実施形態１及び変形例において、回路特性ＣＨが改善されたことから、他の回路（図示せず。）についても、それらの回路の回路特性ＣＨが、上記した学習を通じて改善されることが期待される。 Since the circuit characteristics CH are improved in the first embodiment and the modification, it is expected that the circuit characteristics CH of other circuits (not shown) will also be improved through the above-described learning. be.
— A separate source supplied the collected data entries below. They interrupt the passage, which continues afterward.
@@ -135,7 +135,7 @@
                   "hipbp_batch_inner_product_verify", "hipbp_batch_generate_range_proof", "hipbp_msm",
                   "hipbp_msm_pippenger", "hipbp_msm_pippenger_batch", "hipbp_msm_pippenger_windows",
                   "hipbp_msm_pippenger_horner", "hipbp_msm_batch", "hipbp_msm_batch_gens", "hipbp_point_tree",
-                  "hipbp_field_op", "hipbp_sha_probe", "hipbp_sync", "hipbp_device_count",
+                  "hipbp_field_op", "hipbp_sha_probe", "hipbp_sm_probe", "hipbp_sync", "hipbp_device_count",
                   "hipbp_release_stream_workspaces", "hipbp_batch_inner_product_prove",
                   "hipbp_batch_inner_product_prove_gens", "hipbp_inner_product_prove_host",
                   "hipbp_derive_prover_scalars", "hipbp_batch_generate_range_proof_seeded",
@@ -705,9 +705,16 @@
            "mul_k": 11,
            "mul_q4_k": 12,
            "add_lat": 13, "add_defer": 14, "addsub_lat_add": 15, "addsub_lat_sub": 16,
-           "addsub_defer_add": 17, "addsub_defer_sub": 18, "fold_lat": 19, "fold_defer": 20}
+           "addsub_defer_add": 17, "addsub_defer_sub": 18, "fold_lat": 19, "fold_defer": 20,
+           "add_acc": 21, "addsub_acc_add": 22, "addsub_acc_sub": 23, "fold_acc": 24, "mul_acc": 25, "sq_acc": 26,
+           "sub_acc": 27}
     _chk(lib().hipbp_field_op(ops[op], _c(r.data_ptr()), _c(a.data_ptr()), _c(b.data_ptr()) if b is not None else None,
                               _sz(a.shape[0]), _stream_ptr(stream)))
+
+
+def sm_probe(force, out, scalars, points, stream=None):
+    _chk(lib().hipbp_sm_probe(int(bool(force)), _c(out.data_ptr()), _c(scalars.data_ptr()), _c(points.data_ptr()),
+                              _sz(scalars.shape[0]), _stream_ptr(stream)))
 
 
 def sha_probe(kind, out, inp, stream=None):
diff --git a/cudabulletproof_amd/csrc/bp_capi.hip b/cudabulletproof_amd/csrc/bp_capi.hip
--- a/cudabulletproof_amd/csrc/bp_capi.hip
+++ b/cudabulletproof_amd/csrc/bp_capi.hip
@@ -1495,14 +1495,24 @@
 
 int hipbp_field_op(int op, fe25519* r, const fe25519* a, const fe25519* b, size_t count, void* stream) {
     BP_ENGINE_OR_RET(e);
-    if (op < 0 || op > 20) { g_err = "bad op"; return HIPBP_ERR_ARG; }
-    if (!a || (!b && op != 3 && op != 5 && op != 7 && op != 11 && op != 12)) { g_err = "null operand"; return HIPBP_ERR_ARG; }
+    if (op < 0 || op > 27) { g_err = "bad op"; return HIPBP_ERR_ARG; }
+    if (!a || (!b && op != 3 && op != 5 && op != 7 && op != 11 && op != 12 && op != 26)) { g_err = "null operand"; return HIPBP_ERR_ARG; }
     if (count == 0) return HIPBP_OK;
     hipStream_t s = pick(stream);
     if (op == 5)
         bp::launch_invert((bp::fe*)r, (const bp::fe*)a, count, s);
     else
         bp::launch_field_op(op, (bp::fe*)r, (const bp::fe*)a, (const bp::fe*)b, count, s);
+    BP_RET_ON(hipGetLastError());
+    return HIPBP_OK;
+}
+
+int hipbp_sm_probe(int force, ge25519* out, const fe25519* scalars, const ge25519* points, size_t count, void* stream) {
+    BP_ENGINE_OR_RET(e);
+    if (!out || !scalars || !points) { g_err = "null operand"; return HIPBP_ERR_ARG; }
+    if (count == 0) return HIPBP_OK;
+    bp::launch_sm_probe(force != 0, (bp::ge*)out, (const bp::fe*)scalars, (const bp::ge*)points, count, e->dtab,
+                        pick(stream));
     BP_RET_ON(hipGetLastError());
     return HIPBP_OK;
 }
diff --git a/cudabulletproof_amd/csrc/bp_kernels.h b/cudabulletproof_amd/csrc/bp_kernels.h
--- a/cudabulletproof_amd/csrc/bp_kernels.h
+++ b/cudabulletproof_amd/csrc/bp_kernels.h
@@ -279,6 +279,7 @@
 
 void launch_field_op(int op, fe* r, const fe* a, const fe* b, size_t count, hipStream_t s);
 void launch_sha_probe(int kind, fe* out, const fe* in, size_t count, hipStream_t s);
+void launch_sm_probe(int force, ge* out, const fe* s, const ge* P, size_t count, const ge* dtab, hipStream_t st);
 void launch_ip_shared(fe* out, const fe* a, const fe* b, size_t n, hipStream_t s);
 void launch_ip_grid(fe* out, fe* part, const fe* a, const fe* b, size_t n, hipStream_t s);
 void launch_ip_batch(fe* out, const fe* a, const fe* b, size_t n, size_t nvec, hipStream_t s);
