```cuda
__global__ void __launch_bounds__(64) k_g1_decompress(const uint8_t* in, size_t n, int check_subgroup, uint4* out, unsigned* bad) {
  const size_t i = (size_t)blockIdx.x * blockDim.x + threadIdx.x;
  if (i >= n) return;
  const uint8_t* b = in + 48 * i;
  const unsigned flags = b[0];
  Fp x;
#pragma unroll
  for (int k = 0; k < 12; k++) {
    const int o = 44 - 4 * k;
    x.v[k] = ((uint32_t)b[o] << 24) | ((uint32_t)b[o + 1] << 16) | ((uint32_t)b[o + 2] << 8) | (uint32_t)b[o + 3];
  }
  x.v[11] &= 0x1fffffffu;
  bool ok = (flags & 0x80u) != 0;
  G1Affine pt;
  pt.x = Fp::zero();
  pt.y = Fp::zero();
  if (flags & 0x40u) {
    ok = ok && x.is_zero() && !(flags & 0x20u);
  } else {
    bool lt = false;
#pragma unroll
    for (int k = 11; k >= 0; k--) {
      const uint32_t m = FpParams::MOD(k);
      if (x.v[k] != m) {
        lt = x.v[k] < m;
        break;
      }
    }
    ok = ok && lt;
    if (ok) {
      const Fp xm = x.to_mont();
      const Fp four = Fp::one().dbl().dbl();
      const Fp y2 = xm.sqr() * xm + four;
      uint32_t e[12];
#pragma unroll
      for (int k = 0; k < 12; k++) e[k] = FpParams::MOD(k);
      e[0] += 1u;
#pragma unroll
      for (int k = 0; k < 12; k++) e[k] = (e[k] >> 2) | (k < 11 ? e[k + 1] << 30 : 0u);
      Fp y = y2.pow(e, 12);
// ... 1441 lines not shown
```

plonk_b200/csrc/verify.cu:

```cuda
#include <algorithm>
#include <mutex>
#include <thread>
#include <vector>

#include "common.cuh"
#include "g1.cuh"
#include "host_field.h"
#include "pairing.cuh"
#include "plonk_algebra.cuh"
#include "transcript.h"
#include "verify_scalars.h"

struct pb200_verifier {
  std::vector<uint8_t> label;
  uint64_t vk_n = 0;
  uint64_t size = 0, constraints = 0;
  uint8_t vk_comm[pb::N_POLY][48];
  uint8_t opening_key[PB200_OPENING_KEY_BYTES];
  std::vector<uint64_t> pi_idx;
  pb::VerifyKeyHost key;
  uint4* d_points = nullptr;
  pb::LineCoeffs* d_lines = nullptr;
};

namespace pb {
void g1_decompress_dev(const uint8_t* d_in, size_t n, uint4* d_out, unsigned* d_bad, cudaStream_t st);
int g1_decompress(const uint8_t* in, size_t n, int check_subgroup, uint8_t* out_raw);

namespace {
using pbh::HFr;

PB_D G1Affine ld_aff(const uint4* q) {
  G1Affine p;
  const uint32_t* w = (const uint32_t*)q;
#pragma unroll
  for (int k = 0; k < 12; k++) {
    p.x.v[k] = w[k];
    p.y.v[k] = w[12 + k];
  }
  return p;
}
PB_D void st_aff(uint4* q, const G1Affine& p) {
  uint32_t* w = (uint32_t*)q;
#pragma unroll
  for (int k = 0; k < 12; k++) {
    w[k] = p.x.v[k];
    w[12 + k] = p.y.v[k];
  }
}
PB_D G1Xyzz shfl_down_xyzz(const G1Xyzz& a, int d) {
  G1Xyzz r;
#pragma unroll
  for (int k = 0; k < 12; k++) {
    r.x.v[k] = __shfl_down_sync(0xffffffffu, a.x.v[k], d);
    r.y.v[k] = __shfl_down_sync(0xffffffffu, a.y.v[k], d);
    r.zz.v[k] = __shfl_down_sync(0xffffffffu, a.zz.v[k], d);
    r.zzz.v[k] = __shfl_down_sync(0xffffffffu, a.zzz.v[k], d);
  }
  return r;
}
PB_D G1Affine to_affine(const G1Xyzz& p) {
  if (p.is_inf()) return {Fp::zero(), Fp::zero()};
  const Fp i = fp_inv_bingcd(p.zz * p.zzz);
  return {p.x * (i * p.zzz), p.y * (i * p.zz)};
}

enum { P_A = 16, P_B, P_C, P_D, P_Z, P_TLOW, P_TMID, P_THIGH, P_TFOURTH, P_WZ, P_WZW };
__constant__ int c_term_point[32] = {0,  1,  2,  3,       4,      5,      7,       8,         9,    10, P_Z,   14, P_TLOW, P_TMID, P_THIGH, P_TFOURTH,
                                     P_A, P_B, P_C, P_D, 11, 12, 13, 6, 5, 1, 2, 15, P_WZ, P_WZW, -1, P_WZW};

__global__ void __launch_bounds__(128) k_verify_msm(const uint4* key_pts, const uint4* pts, const uint8_t* proof_comm,
                                                    const uint4* scalars, size_t n, int* status, uint4* out) {
  const size_t i = ((size_t)blockIdx.x * blockDim.x + threadIdx.x) >> 5;
  const int lane = threadIdx.x & 31;
  if (i >= n) return;
  bool bad = false;
  if (lane < 11) {
    const uint4* q = pts + 6 * (i * 11 + lane);
    const G1Affine p = ld_aff(q);
    if (p.is_inf()) {
      const uint8_t* e = proof_comm + 48 * (i * 11 + lane);
      uint32_t acc = e[0] ^ 0xc0u;
      for (int k = 1; k < 48; k++) acc |= e[k];
      bad = acc != 0;
    }
  }
  if (__any_sync(0xffffffffu, bad)) {
    if (lane == 0) status[i] = PB200_ERR_POINT_MALFORMED;
    return;
  }
  if (status[i] != PB200_OK) return;
  G1Xyzz acc = G1Xyzz::identity();
  const int src = c_term_point[lane];
  if (src >= 0) {
    const G1Affine p = src < 16 ? ld_aff(key_pts + 6 * src) : ld_aff(pts + 6 * (i * 11 + (src - 16)));
    if (!p.is_inf()) {
      const uint4* sp = scalars + 2 * (i * PB_VERIFY_TERMS + lane);
      const uint4 lo = sp[0], hi = sp[1];
      const uint32_t s[8] = {lo.x, lo.y, lo.z, lo.w, hi.x, hi.y, hi.z, hi.w};
#pragma unroll 1
      for (int w = 7; w >= 0; w--) {
#pragma unroll 1
        for (int b = 31; b >= 0; b--) {
          acc = xyzz_dbl(acc);
          if ((s[w] >> b) & 1u) xyzz_madd(acc, p.x, p.y);
        }
      }
    }
  }
  G1Xyzz left = G1Xyzz::identity();
  if (lane == 31) {
    const G1Affine wz = ld_aff(pts + 6 * (i * 11 + (P_WZ - 16)));
    left = acc;
    if (!wz.is_inf()) xyzz_madd(left, wz.x, wz.y);
    left = left.neg();
    acc = G1Xyzz::identity();
  }
#pragma unroll 1
  for (int d = 16; d >= 1; d >>= 1) {
    const G1Xyzz o = shfl_down_xyzz(acc, d);
    xyzz_add(acc, o);
  }
  if (lane == 0) st_aff(out + 12 * i + 6, to_affine(acc));
  if (lane == 31) st_aff(out + 12 * i, to_affine(left));
}

__global__ void __launch_bounds__(64) k_verify_pairing(const uint4* g1, const LineCoeffs* lines, size_t n, int* status) {
  const size_t i = (size_t)blockIdx.x * blockDim.x + threadIdx.x;
  if (i >= n || status[i] != PB200_OK) return;
  G1Affine p[2] = {ld_aff(g1 + 12 * i), ld_aff(g1 + 12 * i + 6)};
  const LineCoeffs* l[2] = {lines, lines + PB_G2_LINES};
  const Fp12 f = final_exponentiation(miller_loop2(p, l));
  status[i] = f.is_one() ? PB200_OK : PB200_ERR_VERIFY;
}

__global__ void k_g2_prepare(const uint8_t* enc, int count, LineCoeffs* lines, int* ok) {
  const int k = blockIdx.x * blockDim.x + threadIdx.x;
  if (k >= count) return;
  G2Affine q;
  const bool valid = g2_decode(enc + 96 * k, &q);
  ok[k] = !valid ? 0 : (q.inf ? 2 : 1);
  if (valid && !q.inf) g2_prepare(q, lines + (size_t)PB_G2_LINES * k);
}

__global__ void k_pairing_selftest(const uint4* g1, const LineCoeffs* lines, const int* ok, size_t n, uint32_t* out) {
  const size_t i = (size_t)blockIdx.x * blockDim.x + threadIdx.x;
  if (i >= n) return;
// ... 273 lines not shown
```

Measured before the change: 191.2.

## Use lazy-reduced Fp representation in XYZZ point arithmetic

Adds an FpR type holding Fp values in the range [0, 2p). Its Montgomery multiply, square and mul2 skip the final conditional subtraction, and add/sub reduce against 2p. G1Xyzz coordinates switch to FpR, so the EC add, madd and double formulas used by MSM, ECNTT and the verifier avoid one final subtraction per multiplication. Values are canonicalized on store and before affine conversion. Zero tests now must check both 0 and p, and correctness depends on the 8p < 2^384 headroom assumption.

Measured after the change: 197.8, median of 6. +3.4%, better.

```diff
diff --git a/plonk_b200/csrc/bigint.cuh b/plonk_b200/csrc/bigint.cuh
--- a/plonk_b200/csrc/bigint.cuh
+++ b/plonk_b200/csrc/bigint.cuh
@@ -187,6 +187,17 @@
 #pragma unroll
     for (int i = 0; i < N; i++) r[i] = ge ? s[i] : t[i];
   }
+  template <bool FULL>
+  static PB_HD Field finish(const uint32_t* t) {
+    Field r;
+    if (FULL) {
+      final_sub(r.v, t, 0u);
+    } else {
+#pragma unroll
+      for (int i = 0; i < N; i++) r.v[i] = t[i];
+    }
+    return r;
+  }
 
   friend PB_HD Field operator+(const Field& a, const Field& b) {
     uint32_t t[N];
@@ -263,12 +274,15 @@
     red_row(X, Y);
   }
 
-  friend PB_HD Field operator*(const Field& a, const Field& b) {
+  friend PB_HD Field operator*(const Field& a, const Field& b) { return mul<true>(a, b); }
+  template <bool FULL>
+  static PB_HD Field mul(const Field& a, const Field& b) {
 #if defined(__CUDA_ARCH__)
-    if constexpr (P::HYBRID) return mul_hybrid(a, b);
-#endif
-    return mul_imad(a, b);
-  }
+    if constexpr (P::HYBRID) return mul_hybrid<FULL>(a, b);
+#endif
+    return mul_imad<FULL>(a, b);
+  }
+  template <bool FULL = true>
   static PB_HD Field mul_imad(const Field& a, const Field& b) {
     uint32_t A[N], B[N];
     {
@@ -291,9 +305,7 @@
 #pragma unroll
     for (int k = 1; k < N - 1; k++) t[k] = addc_cc(A[k], B[k + 1]);
     t[N - 1] = addc(A[N - 1], 0u);
-    Field r;
-    final_sub(r.v, t, 0u);
-    return r;
+    return finish<FULL>(t);
   }
   template <int I>
   static PB_HD uint32_t sq_limb(const uint32_t* a, const uint32_t* a2, int k) {
@@ -333,16 +345,18 @@
       sqr_rows<I + 2>(A, B, a, a2);
     }
   }
+  template <bool FULL = true>
   PB_HD Field sqr() const {
 #if defined(__CUDA_ARCH__)
-    if constexpr (P::HYBRID && (P::MOD(N - 1) >> 30) == 0) return sqr_hybrid();
+    if constexpr (P::HYBRID && (P::MOD(N - 1) >> 30) == 0) return sqr_hybrid<FULL>();
 #endif
     if constexpr ((P::MOD(N - 1) >> 30) != 0) {
-      return (*this) * (*this);
+      return mul<FULL>(*this, *this);
     } else {
-      return sqr_half();
-    }
-  }
+      return sqr_half<FULL>();
+    }
+  }
+  template <bool FULL = true>
   PB_HD Field sqr_half() const {
     static_assert((P::MOD(N - 1) >> 30) == 0, "needs two spare bits in the top limb of the modulus");
     uint32_t a2[N];
@@ -365,17 +379,17 @@
 #pragma unroll
     for (int k = 1; k < N - 1; k++) t[k] = addc_cc(A[k], B[k + 1]);
     t[N - 1] = addc(A[N - 1], 0u);
-    Field r;
-    final_sub(r.v, t, 0u);
-    return r;
-  }
-
+    return finish<FULL>(t);
+  }
+
+  template <bool FULL = true>
   static PB_HD Field mul2(const Field& a, const Field& b, const Field& c, const Field& d) {
 #if defined(__CUDA_ARCH__)
-    if constexpr (P::HYBRID) return mul2_hybrid(a, b, c, d);
-#endif
-    return mul2_imad(a, b, c, d);
-  }
+    if constexpr (P::HYBRID) return mul2_hybrid<FULL>(a, b, c, d);
+#endif
+    return mul2_imad<FULL>(a, b, c, d);
+  }
+  template <bool FULL = true>
   static PB_HD Field mul2_imad(const Field& a, const Field& b, const Field& c, const Field& d) {
     static_assert((P::MOD(N - 1) >> 30) == 0, "mul2 needs two spare bits in the top limb of the modulus");
     uint32_t A[N], B[N];
@@ -406,9 +420,7 @@
 #pragma unroll
     for (int k = 1; k < N - 1; k++) t[k] = addc_cc(A[k], B[k + 1]);
     t[N - 1] = addc(A[N - 1], 0u);
-    Field r;
-    final_sub(r.v, t, 0u);
-    return r;
+    return finish<FULL>(t);
   }
   static constexpr int L48 = (32 * N + 47) / 48;
   static constexpr int CUT_COL = (32 * N) / 48;
@@ -419,6 +431,7 @@
     return (uint64_t)npairs48(k) * 0x4330000000000000ull + (uint64_t)npairs48(k - 1) * 0x4630000000000000ull;
   }
   static PB_HD uint32_t word_or_zero(const uint32_t* T, int k) { return k < 2 * N ? T[k] : 0u; }
+  template <bool FULL>
   static PB_HD Field redc48(const uint32_t* T) {
     uint64_t c[2 * L48];
     const uint32_t gate = T[2 * N - 1] >> 30;
@@ -474,9 +487,7 @@
       else
         t[w] = (uint32_t)(c[k] >> 32) | ((uint32_t)c[k + 1] << 16);
     }
-    Field res;
-    final_sub(res.v, t, 0u);
-    return res;
+    return finish<FULL>(t);
   }
   static PB_HD void wide_top(uint32_t* T, const uint32_t* A, const uint32_t* B) {
     T[N] = add_cc(A[0], B[1]);
@@ -534,22 +545,25 @@
     wide_sqr_rows<1>(T, A, B, v, a2);
     wide_top(T, A, B);
   }
+  template <bool FULL = true>
   static PB_HD Field mul_hybrid(const Field& a, const Field& b) {
     uint32_t T[2 * N];
     wide_mul<false>(T, a.v, b.v, a.v, b.v);
-    return redc48(T);
-  }
+    return redc48<FULL>(T);
+  }
+  template <bool FULL = true>
   PB_HD Field sqr_hybrid() const {
     static_assert((P::MOD(N - 1) >> 30) == 0, "needs two spare bits in the top limb of the modulus");
     uint32_t T[2 * N];
     wide_sqr(T, v);
-    return redc48(T);
-  }
+    return redc48<FULL>(T);
+  }
+  template <bool FULL = true>
   static PB_HD Field mul2_hybrid(const Field& a, const Field& b, const Field& c, const Field& d) {
     static_assert((P::MOD(N - 1) >> 30) == 0, "needs two spare bits in the top limb of the modulus");
     uint32_t T[2 * N];
     wide_mul<true>(T, a.v, b.v, c.v, d.v);
-    return redc48(T);
+    return redc48<FULL>(T);
   }
 
   static PB_HD Field mul_sub(const Field& a, const Field& b, const Field& c, const Field& d) { return mul2(a, b, c.neg(), d); }
@@ -646,4 +660,92 @@
 typedef Field<FrParams> Fr;
 typedef Field<FpParams> Fp;
 
-}
+struct FpR {
+  static constexpr int N = 12;
+  static_assert((FpParams::MOD(N - 1) >> 29) == 0, "FpR needs 8p < 2^384");
+  uint32_t v[N];
+
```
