template <int MODE>
__global__ __launch_bounds__(64 * kW) void match_mfma_kernel(const SegDesc* __restrict__ segs,
                                                             const uint32_t* __restrict__ nitems_p,
                                                             uint32_t* __restrict__ queue_head,
                                                             uint32_t* __restrict__ accmask,
                                                             const ScanAccept* __restrict__ accept,
                                                             CopyJob job, uint32_t* __restrict__ copy_head) {
    static_assert((kChunkBytes / 1024) % kW == 0 && kYS % (kChunkBytes / 1024 / kW) == 0, "a chunk splits into 1 KiB DMA pieces per wave, dealt evenly over its steps");
    __shared__ __attribute__((aligned(16))) char smem[kLdsBytes];

    const int tid = threadIdx.x;
    const int lane = tid & 63;
    const int wid = __builtin_amdgcn_readfirstlane(tid >> 6);
    const int l15 = lane & 15, lq = lane >> 4;
    volatile uint32_t* s_q = reinterpret_cast<volatile uint32_t*>(smem + kOffQ);
    if constexpr (MODE == 0) {
        if (job.parts) {
            __shared__ uint32_t s_part;
            if (tid == 0) s_part = atomicAdd(copy_head, 1u);
            __syncthreads();
            const uint32_t part = s_part;
            if (part < job.parts)
                copy_part(static_cast<const uint4*>(job.src), static_cast<uint4*>(job.dst), job.n16 * part / job.parts,
                          job.n16 * (part + 1) / job.parts, tid, 64 * kW);
        }
    }
    const uint32_t nitems = *nitems_p;
    const ScanAccept sa = *accept;

    auto load_desc = [&](uint32_t q) -> int {
        int v = 0;
        if (q < nitems && lane < 16) v = reinterpret_cast<const int*>(segs + (size_t)q * kSegsPerItem + wid)[lane];
        return v;
    };
    auto dword = [&](int dv, int f) -> int { return __builtin_amdgcn_readlane(dv, f); };
    auto dptr = [&](int dv, int f) -> const char* {
        const uint64_t lo = (uint32_t)__builtin_amdgcn_readlane(dv, f);
        const uint64_t hi = (uint32_t)__builtin_amdgcn_readlane(dv, f + 1);
        return reinterpret_cast<const char*>(lo | (hi << 32));
    };

    constexpr int kPW = kChunkBytes / 1024 / kW;
    auto stage_piece = [&](const char* yprep, int c, int buf, int ps) __attribute__((always_inline)) {
        const int piece = ps * kW + wid;
        __builtin_amdgcn_global_load_lds((gvoid_t*)(yprep + (size_t)c * kChunkBytes + piece * 1024 + lane * 16),
                                         (lvoid_t*)(smem + kOffB + buf * kChunkBytes + piece * 1024), 16, 0, 0);
    };
    auto stage_rs = [&](const char* yrs, int c, int buf) __attribute__((always_inline)) {
        if (wid == 0)
            __builtin_amdgcn_global_load_lds((gvoid_t*)(yrs + (size_t)c * kBN * 4 + lane * 16),
                                             (lvoid_t*)(smem + kOffRs + buf * kBN * 4), 16, 0, 0);
    };
    auto stage = [&](const char* yprep, const char* yrs, int c, int buf) __attribute__((always_inline)) {
#pragma unroll
        for (int ps = 0; ps < kPW; ++ps) stage_piece(yprep, c, buf, ps);
        stage_rs(yrs, c, buf);
    };

    const int yrow_lane = (kUR / 4) * (l15 >> 2) + (l15 & 3);
    const int ysw_lane = arena_swizzle(yrow_lane);
    const int yoff0 = kOffB + yrow_lane * kDim + ((lq ^ ysw_lane) * 16);
    const int yoff1 = kOffB + yrow_lane * kDim + (((4 + lq) ^ ysw_lane) * 16);
    const int coff = kOffRs + (kUR / 4) * lq * 4;
    auto load_y_part = [&](YFrag& y, int buf, int ys, int part) __attribute__((always_inline)) {
        const int ub = (ys / kSPB) * kUR, sp = ys % kSPB;
        if (part < 2) {
            const int so = buf * kBN * 4 + (ub + 8 * sp) * 4;
            y.ci[part] = *reinterpret_cast<const i32x4*>(smem + (coff + so) + 16 * part);
        } else {
            const int tt = (part - 2) >> 1, s = (part - 2) & 1;
            const int so = buf * kChunkBytes + (ub + 8 * sp) * kDim;
            y.f[tt][s] = *reinterpret_cast<const i32x4*>(smem + ((s ? yoff1 : yoff0) + so) + tt * 4 * kDim);
        }
    };
    auto load_y = [&](YFrag& y, int buf, int ys) __attribute__((always_inline)) {
#pragma unroll
        for (int part = 0; part < 6; ++part) load_y_part(y, buf, ys, part);
    };

    i32x4 xf[kXT][2];
    int best[kXT], sec[kXT], btile[kXT], xterm[kXT], part[kXT];
    auto load_x = [&](int dv) __attribute__((always_inline)) {
        const int cnt = dword(dv, kDCnt);
        const char* xprep = dptr(dv, kDXprep);
        const int* xrs = reinterpret_cast<const int*>(dptr(dv, kDXrs));
#pragma unroll
        for (int xt = 0; xt < kXT; ++xt) {
            const int kl = xt * 16 + l15;
            int row;
            if (MODE == 0) {
                row = kl;
            } else {
                const uint32_t* list = reinterpret_cast<const uint32_t*>(dptr(dv, kDList));
                row = cnt > 0 ? (int)list[min(kl, cnt - 1)] : 0;
            }
            const char* rp = xprep + (size_t)row * kDim;
            const int sw = arena_swizzle(row);
#pragma unroll
            for (int s = 0; s < 2; ++s) xf[xt][s] = *reinterpret_cast<const i32x4*>(rp + (((4 * s + lq) ^ sw) * 16));
            xterm[xt] = xrs[row] - (1 << 21);
            best[xt] = ((-xterm[xt]) << kKeyShift) | kKeyCarried;
            sec[xt] = best[xt];
            btile[xt] = -1;
        }
    };
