+    };
+    auto issue_pv = [&](uint32_t gs) {
+      const uint32_t v_addr = smem_u32(smem_kv + (gs % ST) * Cfg::KV_STAGE) + Cfg::K_BYTES;
+#pragma unroll
+      for (int kk = 0; kk < BN / 16; ++kk)
+        wgmma_rs_tb<NV>(o, pk + 4 * kk, wgmma_desc_mn_sw128(v_addr + kk * (16 * 128), BN * 128), 1);
+    };
+    mbar_wait_quiet(q_full, uc & 1);
+    mbar_wait_quiet(&k_full[g % ST], (g / ST) & 1);
+    named_bar_sync(TURN_BAR + wg, 256);
+    wgmma_fence();
+    issue_s(g);
+    wgmma_commit();
+    named_bar_arrive(TURN_BAR + (wg ^ 1), 256);
+    wgmma_wait<0>();
+    reg_fence<BN / 2>(s);
+    for (int j = 0;; ++j, ++g) {
       const bool own = j < own_tiles;
       const int jj = own ? j : j - own_tiles;
       const int ntok = own ? p.tokens : p.bank_tokens;
@@ -177,12 +186,21 @@
               s[4 * i + 2 + e] = -INFINITY;
             }
       }
-      float mx[2] = {s[0], s[2]};
+      float t0[BN / 8], t1[BN / 8];
 #pragma unroll
       for (int i = 0; i < BN / 8; ++i) {
-        mx[0] = fmaxf(mx[0], fmaxf(s[4 * i], s[4 * i + 1]));
-        mx[1] = fmaxf(mx[1], fmaxf(s[4 * i + 2], s[4 * i + 3]));
-      }
+        t0[i] = fmaxf(s[4 * i], s[4 * i + 1]);
+        t1[i] = fmaxf(s[4 * i + 2], s[4 * i + 3]);
+      }
+#pragma unroll
+      for (int w = BN / 16; w >= 1; w >>= 1)
+#pragma unroll
+        for (int i = 0; i < BN / 16; ++i)
+          if (i < w) {
+            t0[i] = fmaxf(t0[i], t0[i + w]);
+            t1[i] = fmaxf(t1[i], t1[i + w]);
+          }
+      float mx[2] = {t0[0], t1[0]};
       float alpha[2];
 #pragma unroll
       for (int r = 0; r < 2; ++r) {
@@ -194,11 +212,10 @@
         l_run[r] *= alpha[r];
       }
 #pragma unroll
-      for (int i = 0; i < DPAD / 8; ++i) {
+      for (int i = 0; i < NV / 8; ++i) {
         o[4 * i] *= alpha[0]; o[4 * i + 1] *= alpha[0];
         o[4 * i + 2] *= alpha[1]; o[4 * i + 3] *= alpha[1];
       }
-      uint32_t pk[BN / 4];
 #pragma unroll
       for (int i = 0; i < BN / 8; ++i) {
         const float p0 = fast_exp2(fmaf(s[4 * i], p.scale_log2, -m_run[0]));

ＤＶ素子値推論措置、１制御部、２初期設定・初期化部、３素子値変更部、４シミュレーション部、５Ｑ値算出部、６Ｑテーブル更新部、７記憶部 DV element value inference measure, 1 control unit, 2 initial setting/initialization unit, 3 element value change unit, 4 simulation unit, 5 Q value calculation unit, 6 Q table update unit, 7 storage unit

Claims

the computer
an element value changing step of changing from one element value to another element value among a plurality of element values that can be taken by one or more circuit elements included in the circuit;
a simulation step of calculating a plurality of characteristics of the circuit using the other element values after the change;
A value calculation step of calculating the value of the one element value before the change using the calculated plurality of characteristics;
Among the plurality of element values, in order to infer an element value having a probability of improving the plurality of characteristics, using the calculated value for the one element value before the change, the plurality of element values and an action-value function updating step of updating an action-value function indicating the correspondence relationship between and the values of the plurality of element values;
An element value inference method that performs operations including

The value calculation step rewards the calculation of the value of the one element value before the change when the calculated evaluation values regarding the plurality of characteristics exceed initial evaluation values regarding the plurality of characteristics of the circuit. 2. The element value inference method according to claim 1, wherein the element value inference method is performed by adding

an element value changing unit that changes from one element value to another element value among a plurality of element values that can be taken by one or more circuit elements included in the circuit;
a simulation unit that calculates a plurality of characteristics of the circuit using the other element values after the change;
a value calculation unit that calculates the value of the one element value before the change using the plurality of calculated characteristics;
Among the plurality of element values, in order to infer an element value having a probability of improving the plurality of characteristics, using the calculated value for the one element value before the change, the plurality of element values and an action-value function updating unit that updates an action-value function indicating a correspondence relationship between and the values of the plurality of element values;
Element value reasoning device including.

to the computer,
an element value changing step of changing from one element value to another element value among a plurality of element values that can be taken by one or more circuit elements included in the circuit;
a simulation step of calculating a plurality of characteristics of the circuit using the other element values after the change;
A value calculation step of calculating the value of the one element value before the change using the calculated plurality of characteristics;
Among the plurality of element values, in order to infer an element value having a probability of improving the plurality of characteristics, using the calculated value for the one element value before the change, the plurality of element values and an action-value function updating step of updating an action-value function indicating the correspondence relationship between and the values of the plurality of element values;
Element value inference program to run.